Revealing Unreliability: Modern evals highlight that AI agents often lack reliability. A model might perform well once but fail inconsistently on repeated attempts. For instance, performance on the τ-bench dropped from 60% to 25% when requiring 8-run consistency. Rigorous, repeated testing is vital to prevent deploying seemingly capable but unpredictably failing AI systems.
Creating an Accountability Barrier: The cost of comprehensive evaluations has escalated dramatically, with single runs costing thousands and full evaluations potentially hundreds of thousands of dollars. This financial burden creates a barrier for academic institutions, AI Safety Institutes, and independent journalists, limiting their ability to independently verify claims made by frontier AI labs. As the article states, “Whoever can pay for the evaluation gets to write the leaderboard”.

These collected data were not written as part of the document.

@@ -1106,6 +1125,7 @@
     for (int64_t st = blockIdx.x; st < a.nst; st += gridDim.x) {
         const Tile T = tile_of(st, wid, lane, a.M);
         TR(0);
+        TR(33);
         TE* et = TP(a.enc_t) + T.blk * (96 * TILE) + T.lo;
         BFrag<NP> bh[KS_H];
         accv acc[NT_H];
@@ -1127,6 +1147,7 @@
 #ifdef PN_TRACE_CHAIN
             asm volatile("" ::"v"(mu[0]), "v"(mu[1]), "v"(mu[2]), "v"(cv[0]), "v"(cv[1]), "v"(cv[2]));
             TRX(30);
+            TR(34);
 #endif
             bex = encode<NP, 0>(mu, cv, zero3, T.g, et, benc).ex;
             TR(1);
@@ -1154,7 +1175,11 @@
         {
             chain_gemm<NP, KS_H, NT_H, false, true, true>(R, bh, acc, lane, wx(F_L5) + bex);
             BFrag<NP> benc[KS_ENC];
-            const int eex = reload_b<NP, KS_ENC>(et, benc);
+            Reload<NP, KS_ENC> re;
+            TR(37);
+            reload_load<NP, KS_ENC>(et, re);
+            TRW(38, (float)re.x[0][0], (float)re.x[KS_ENC - 1][7]);
+            const int eex = reload_split<NP, KS_ENC>(re, benc);
             chain_gemm<NP, KS_ENC, NT_H, true, false, true>(R, benc, acc, lane, wx(F_L5E) + eex);
             TR(12);
             finish_hidden(5);
@@ -1190,12 +1215,17 @@
             vex = e.ex;
             RM.upd(8, e.top);
             const float* vt = a.view_tab + ((T.rc / a.rows_per_ray) % a.view_rows) * 32 + 4 * T.g;
+            TR(35);
+            f32x4 vw[2 * KS_PAD];
+#pragma unroll
+            for (int i = 0; i < 2 * KS_PAD; ++i) vw[i] = *reinterpret_cast<const f32x4*>(vt + QB * i);
+            TRW(36, vw[0], vw[2 * KS_PAD - 1]);
 #pragma unroll
             for (int q = 0; q < KS_PAD; ++q) {
                 float x[8];
 #pragma unroll
                 for (int h = 0; h < 2; ++h) {
-                    const f32x4 v = *reinterpret_cast<const f32x4*>(vt + QB * (2 * q + h));
+                    const f32x4 v = vw[2 * q + h];
 #pragma unroll
                     for (int i = 0; i < 4; ++i) {
                         x[4 * h + i] = v[i];
@@ -1232,6 +1262,7 @@
             }
         }
         TR(24);
+        TR(39);
     }
     R.drain();
 #ifdef PN_TRACE_CHAIN
@@ -1285,6 +1316,7 @@
     for (int64_t st = blockIdx.x; st < a.nst; st += gridDim.x) {
         const Tile T = tile_of(st, wid, lane, a.M);
         Gate mk[8];
+        TR(33);
 #pragma unroll
         for (int l = 0; l < 8; ++l) mk[l] = load_gate(a.masks, 7 - l, Mp, T.blk * TILE + T.c, T.g);
         float mu[3], cv[3];
@@ -1293,7 +1325,9 @@
             mu[i] = a.mean[T.rc * 3 + i];
             cv[i] = a.cov[T.rc * 3 + i];
         }
-        const float sgm = T.live ? ch_sp_d1(a.raw_den[T.rc * a.nc] + a.density_bias) : 0.f;
+        const float rd0 = a.raw_den[T.rc * a.nc];
+        TRW(34, mk[0].w[0], mk[7].w[MW - 1], mu[0], mu[2], cv[0], cv[2], rd0);
+        const float sgm = T.live ? ch_sp_d1(rd0 + a.density_bias) : 0.f;
         BFrag<NP> bh[KS_H];
         int bex = 0;
         auto wx = [&](int i) {
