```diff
@@ -209,30 +220,41 @@
     __shared__ LazyPt<F> sh[64];
     __shared__ XYZZ<F> shx[64];
     __shared__ uint32_t bad;
-    const uint32_t ch = blockIdx.x, b = blockIdx.y, w = blockIdx.z;
-    const uint32_t nbits = gridDim.y, chunks = gridDim.x;
+    const uint32_t ch = blockIdx.x, r = blockIdx.y, w = blockIdx.z;
+    const uint32_t rows = gridDim.y, chunks = gridDim.x;
     const uint32_t base = ch * chunk_len;
     const XYZZ<F>* R = rsum + (uint64_t)w * groups_per_win;
-    XYZZ<F>* dst = &part[((uint64_t)w * nbits + b) * chunks + ch];
-    if (b == nbits - 1) {
+    XYZZ<F>* dst = &part[((uint64_t)w * rows + r) * chunks + ch];
+    if ((int)r == log_chunk + 1) {
         const XYZZ<F>* Lp = lsum + (uint64_t)w * groups_per_win;
         block_sum29<F>(chunk_len, [&](uint32_t i) { return &Lp[base + i]; }, dst, sh, shx, &bad);
-    } else if ((int)b >= log_chunk) {
-        block_sum29<F>(((base >> b) & 1) ? chunk_len : 0u, [&](uint32_t i) { return &R[base + i]; }, dst, sh, shx, &bad);
+    } else if ((int)r == log_chunk) {
+        block_sum29<F>(chunk_len, [&](uint32_t i) { return &R[base + i]; }, dst, sh, shx, &bad);
     } else {
-        block_sum29<F>(chunk_len / 2, [&](uint32_t i) { return &R[base + (((i >> b) << (b + 1)) | (1u << b) | (i & ((1u << b) - 1)))]; }, dst, sh,
-                       shx, &bad);
-    }
-}
-
-template <class F>
-__global__ void __launch_bounds__(64)
-msm_segment_sum29_kernel(const XYZZ<F>* __restrict__ in, uint32_t seg_len, XYZZ<F>* __restrict__ out) {
+        block_sum29<F>(chunk_len / 2, [&](uint32_t i) { return &R[base + insert_one_bit(i, r)]; }, dst, sh, shx, &bad);
+    }
+}
+
+template <class F>
+__global__ void __launch_bounds__(64)
+msm_bit_final_kernel(const XYZZ<F>* __restrict__ part, uint32_t chunks, int log_chunk, XYZZ<F>* __restrict__ bits) {
     __shared__ LazyPt<F> sh[64];
     __shared__ XYZZ<F> shx[64];
     __shared__ uint32_t bad;
-    const uint64_t base = (uint64_t)blockIdx.x * seg_len;
-    block_sum29<F>(seg_len, [&](uint32_t i) { return &in[base + i]; }, &out[blockIdx.x], sh, shx, &bad);
+    const uint32_t b = blockIdx.x, w = blockIdx.y, nbits = gridDim.x - 1;
+    const XYZZ<F>* P = part + (uint64_t)w * (log_chunk + 2) * chunks;
+    XYZZ<F>* dst = &bits[(uint64_t)w * (nbits + 1) + b];
+    if (b == nbits) {
+        const XYZZ<F>* row = P + (uint64_t)(log_chunk + 1) * chunks;
+        block_sum29<F>(chunks, [&](uint32_t i) { return &row[i]; }, dst, sh, shx, &bad);
+    } else if ((int)b < log_chunk) {
+        const XYZZ<F>* row = P + (uint64_t)b * chunks;
+        block_sum29<F>(chunks, [&](uint32_t i) { return &row[i]; }, dst, sh, shx, &bad);
+    } else {
+        const XYZZ<F>* row = P + (uint64_t)log_chunk * chunks;
+        const uint32_t cb = b - (uint32_t)log_chunk;
+        block_sum29<F>(chunks / 2, [&](uint32_t i) { return &row[insert_one_bit(i, cb)]; }, dst, sh, shx, &bad);
+    }
 }
 
 template <class F>
@@ -271,19 +293,20 @@
 
 template <class F>
 struct MsmMerge {
-    uint32_t *hot_list, *hot_count, *vhot_list;
+    uint32_t *hot_list, *hot_count, *vhot_list, *warm_list;
     XYZZ<F>* vtmp;
     uint32_t vtmp_stride;
 };
 template <class F>
 int msm_merge_scratch(Ctx* ctx, const MsmPrepared& P, int ntab, hipStream_t st, MsmMerge<F>* M) {
     const uint64_t vhot_cap = P.max_tasks / MSM_VHOT_TASKS + 2;
-    GA_CHECK(ctx->scratch_get("msm_hot", ((uint64_t)P.nb + 2) * 4, (void**)&M->hot_list));
+    GA_CHECK(ctx->scratch_get("msm_hot", ((uint64_t)P.nb * ntab + 2) * 4, (void**)&M->hot_list));
+    GA_CHECK(ctx->scratch_get("msm_warm", ((uint64_t)P.nb + 2) * 4, (void**)&M->warm_list));
     GA_CHECK(ctx->scratch_get("msm_hot_count", 256, (void**)&M->hot_count));
     GA_CHECK(ctx->scratch_get("msm_vhot", vhot_cap * 4, (void**)&M->vhot_list));
     GA_CHECK(ctx->scratch_get("msm_vhot_tmp", (uint64_t)ntab * vhot_cap * MSM_VHOT_SPLIT * sizeof(XYZZ<F>), (void**)&M->vtmp));
     M->vtmp_stride = (uint32_t)(vhot_cap * MSM_VHOT_SPLIT);
-    GA_HIP_CHECK(hipMemsetAsync(M->hot_count, 0, 8, st));
+    GA_HIP_CHECK(hipMemsetAsync(M->hot_count, 0, 12, st));
     return GA_OK;
 }
 template <class F>
@@ -293,9 +316,11 @@
     const unsigned ny = (unsigned)ntab;
     XYZZ<F>* bsum = sums;
     const XYZZ<F>* partial = sums + (uint64_t)ntab * nb;
-    const uint32_t *task_off = P.task_off, *hot_count = M.hot_count, *vhot_count = M.hot_count + 1;
-    hipLaunchKernelGGL((msm_merge_kernel<F>), dim3((nb + 255) / 256, ny), dim3(256), 0, st, partial, task_off, nb, bsum, M.hot_list, M.hot_count,
-                       M.vhot_list, M.hot_count + 1, part_stride);
+    const uint32_t *task_off = P.task_off, *hot_count = M.hot_count, *vhot_count = M.hot_count + 1, *warm_count = M.hot_count + 2;
+    hipLaunchKernelGGL((msm_merge_classify_kernel<F>), dim3((nb + 255) / 256, ny), dim3(256), 0, st, task_off, nb, bsum, M.warm_list, M.hot_count + 2,
+                       M.hot_list, M.hot_count, M.vhot_list, M.hot_count + 1);
+    hipLaunchKernelGGL((msm_merge_warm_kernel<F>), dim3(4096, ny), dim3(64), 0, st, partial, task_off, (const uint32_t*)M.warm_list, warm_count, bsum,
+                       nb, part_stride, M.hot_list, M.hot_count);
     hipLaunchKernelGGL((msm_hot_kernel<F>), dim3(512, ny), dim3(64), 0, st, partial, task_off, (const uint32_t*)M.hot_list, hot_count, bsum, nb,
                        part_stride);
     hipLaunchKernelGGL((msm_vhot_stage1_kernel<F>), dim3(2048, ny), dim3(64), 0, st, partial, task_off, (const uint32_t*)M.vhot_list, vhot_count,
@@ -347,7 +372,7 @@
     uint32_t *rg_list, *rg_count;
     GA_CHECK(ctx->scratch_get("msm_gsum", (uint64_t)R.total_groups * sizeof(XYZZ<F>), (void**)&gsum));
     GA_CHECK(ctx->scratch_get("msm_rsum", (uint64_t)R.total_groups * sizeof(XYZZ<F>), (void**)&rsum));
-    GA_CHECK(ctx->scratch_get("msm_bpart", ((uint64_t)nsets * (nbits + 1) * chunks + 64) * sizeof(XYZZ<F>), (void**)&bpart));
+    GA_CHECK(ctx->scratch_get("msm_bpart", ((uint64_t)nsets * (log_chunk + 2) * chunks + 64) * sizeof(XYZZ<F>), (void**)&bpart));
     GA_CHECK(ctx->scratch_get("msm_bits", ((uint64_t)nsets * (nbits + 1) + 64) * sizeof(XYZZ<F>), (void**)&bits));
     GA_CHECK(ctx->scratch_get("msm_redo_groups", ((uint64_t)R.total_groups + 2) * 4, (void**)&rg_list));
     GA_CHECK(ctx->scratch_get("msm_redo_groups_count", 256, (void**)&rg_count));
@@ -357,10 +382,10 @@
                        R.groups_per_win, R.total_groups, gsum, rsum, rg_list, rg_count);
     hipLaunchKernelGGL((msm_reduce_groups_redo_kernel<F>), dim3(256), dim3(64), 0, st, bsum, half, R.m_groups, R.groups_per_win,
                        (const uint32_t*)rg_list, (const uint32_t*)rg_count, gsum, rsum);
-    hipLaunchKernelGGL((msm_bit_partial_kernel<F>), dim3(chunks, (unsigned)nbits + 1, (unsigned)nsets), dim3(64), 0, st,
+    hipLaunchKernelGGL((msm_bit_partial_kernel<F>), dim3(chunks, (unsigned)log_chunk + 2, (unsigned)nsets), dim3(64), 0, st,
                        (const XYZZ<F>*)rsum, (const XYZZ<F>*)gsum, R.groups_per_win, chunk_len, log_chunk, bpart);
-    hipLaunchKernelGGL((msm_segment_sum29_kernel<F>), dim3((unsigned)(nsets * (nbits + 1))), dim3(64), 0, st, (const XYZZ<F>*)bpart,
-                       chunks, bits);
+    hipLaunchKernelGGL((msm_bit_final_kernel<F>), dim3((unsigned)nbits + 1, (unsigned)nsets), dim3(64), 0, st, (const XYZZ<F>*)bpart, chunks,
+                       log_chunk, bits);
     GA_KERNEL_CHECK();
     rows->d = bits;
     rows->per_set = nbits + 1;
```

Shaping AI Safety and Governance: Evals are fundamental for AI regulation, measuring safety and risk. Governance bodies need to understand the disparity between a model’s single-run accuracy and its consistent reliability. The high cost of measuring this gap hinders regulators’ capacity to audit powerful AI systems effectively.
The Way Forward
The escalating cost of evals necessitates a collaborative solution. Standardized documentation and data sharing are the most effective ways to reduce costs and enhance transparency. By publishing full evaluation traces, including prompts, scaffolds, and tool-call logs, researchers can build upon existing data, avoiding redundant testing. Initiatives like the EvalEval Coalition’s “Every Eval Ever” project aim to create a shared format for this data, promoting reuse and analysis within the community.
In essence, AI evals are no longer a minor technical detail; they are the foundational infrastructure for measuring, trusting, and governing artificial intelligence. Ensuring their rigor, transparency, and accessibility is paramount for the safe and equitable advancement of AI.
🧰 AI Tools of The Day
Best Open Source models for Local LLMs - As discussed yesterday with Dr. Sam Illinworth, getting an open source local LLM model for your personal research and queries is the best option. Here are 3 to consider:
Qwen 3.5 (The Best All-Rounder) - The gold standard for local users. It consistently beats proprietary models like GPT-5-mini in benchmarks and offers incredible performance in coding and multilingual tasks.
Best For: General purpose, high-end coding, and 200+ languages.
Llama 4 Scout (The Context King - 109B total / 17B active parameters) - The first choice for users who need to process massive amounts of data locally.
Best For: Document analysis, long-form writing, and RAG (Retrieval-Augmented Generation).
DeepSeek-R1 (The Reasoning Powerhouse) - If your goal is complex problem-solving, math, or deep logic, DeepSeek-R1 remains the top choice. It uses a “Chain-of-Thought” (CoT) reasoning process similar to OpenAI’s o1 series.